» Brief
In the entries below, spot each line with the word "waves" and copy it.

(Saved entries)
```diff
@@ -45,13 +46,16 @@
 #endif
 constexpr int TR_STAGE = MIRT_TR_STAGE;
 constexpr int TR_DRAIN = 64;
-constexpr int TR_QUEUE = 96;
+#ifndef MIRT_TR_QUEUE
+#define MIRT_TR_QUEUE 96
+#endif
+constexpr int TR_QUEUE = MIRT_TR_QUEUE;
 constexpr int TR_PIX = 128;
 static_assert(TR_STAGE == 16, "the staging lanes are split 16 / 16 between the two tiles");
+static_assert(TR_QUEUE >= TR_DRAIN && TR_QUEUE % 2 == 0, "a drained queue takes the pairs of one tile; the slices stay 16-byte aligned");
 
 struct TrWaveLds {
     float4 rows[TR_STAGE * 6];
-    float4 geo[TR_STAGE * 2 * 3];
     float4 q[TR_QUEUE];
     unsigned long long best[TR_PIX];
     uint2 qa[TR_QUEUE];
@@ -61,7 +65,10 @@
     };
     float py[TR_PIX], pz[TR_PIX];
     uint8_t flag[TR_PIX];
+    float4 geo[TR_STAGE * 2 * 3];
 };
+constexpr size_t TR_LDS_LAZY = offsetof(TrWaveLds, geo);
+static_assert(TR_LDS_LAZY % 16 == 0, "per-wave LDS slice must keep 16-byte alignment");
 static_assert(sizeof(TrWaveLds) % 16 == 0, "per-wave LDS slice must keep 16-byte alignment");
 
 __device__ __forceinline__ void wave_lds_fence()
@@ -244,7 +251,7 @@
     extern __shared__ __attribute__((aligned(16))) float4 s_all[];
     const RtFrame &f = tf.f;
     const int lane = threadIdx.x & 63, wave = threadIdx.x >> 6;
-    TrWaveLds &s = reinterpret_cast<TrWaveLds *>(s_all)[wave];
+    TrWaveLds &s = *reinterpret_cast<TrWaveLds *>(reinterpret_cast<char *>(s_all) + (size_t)wave * (tf.lazy_geo ? TR_LDS_LAZY : sizeof(TrWaveLds)));
 
     const uint32_t group = blockIdx.x & (ORDER_GROUPS - 1);
     uint32_t w = (blockIdx.x >> 3) * (blockDim.x >> 6) + (uint32_t)wave;
@@ -585,6 +592,8 @@
 template __global__ void k_rt_trace2<true, false>(const RtTraceFrame);
 template __global__ void k_rt_trace2<true, true>(const RtTraceFrame);
 
-size_t rt_trace_lds_bytes(int waves) { return (size_t)waves * sizeof(TrWaveLds); }
-
-}
+extern "C" __device__ __attribute__((used)) const uint32_t mirt_tr_wave_lds_bytes[2] = { sizeof(TrWaveLds), TR_LDS_LAZY };
+
+size_t rt_trace_lds_bytes(int waves, bool lazy_geo) { return (size_t)waves * (lazy_geo ? TR_LDS_LAZY : sizeof(TrWaveLds)); }
+
+}
```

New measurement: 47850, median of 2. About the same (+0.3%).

» Result of this task
-size_t rt_trace_lds_bytes(int waves) { return (size_t)waves * sizeof(TrWaveLds); }
+size_t rt_trace_lds_bytes(int waves, bool lazy_geo) { return (size_t)waves * (lazy_geo ? TR_LDS_LAZY : sizeof(TrWaveLds)); }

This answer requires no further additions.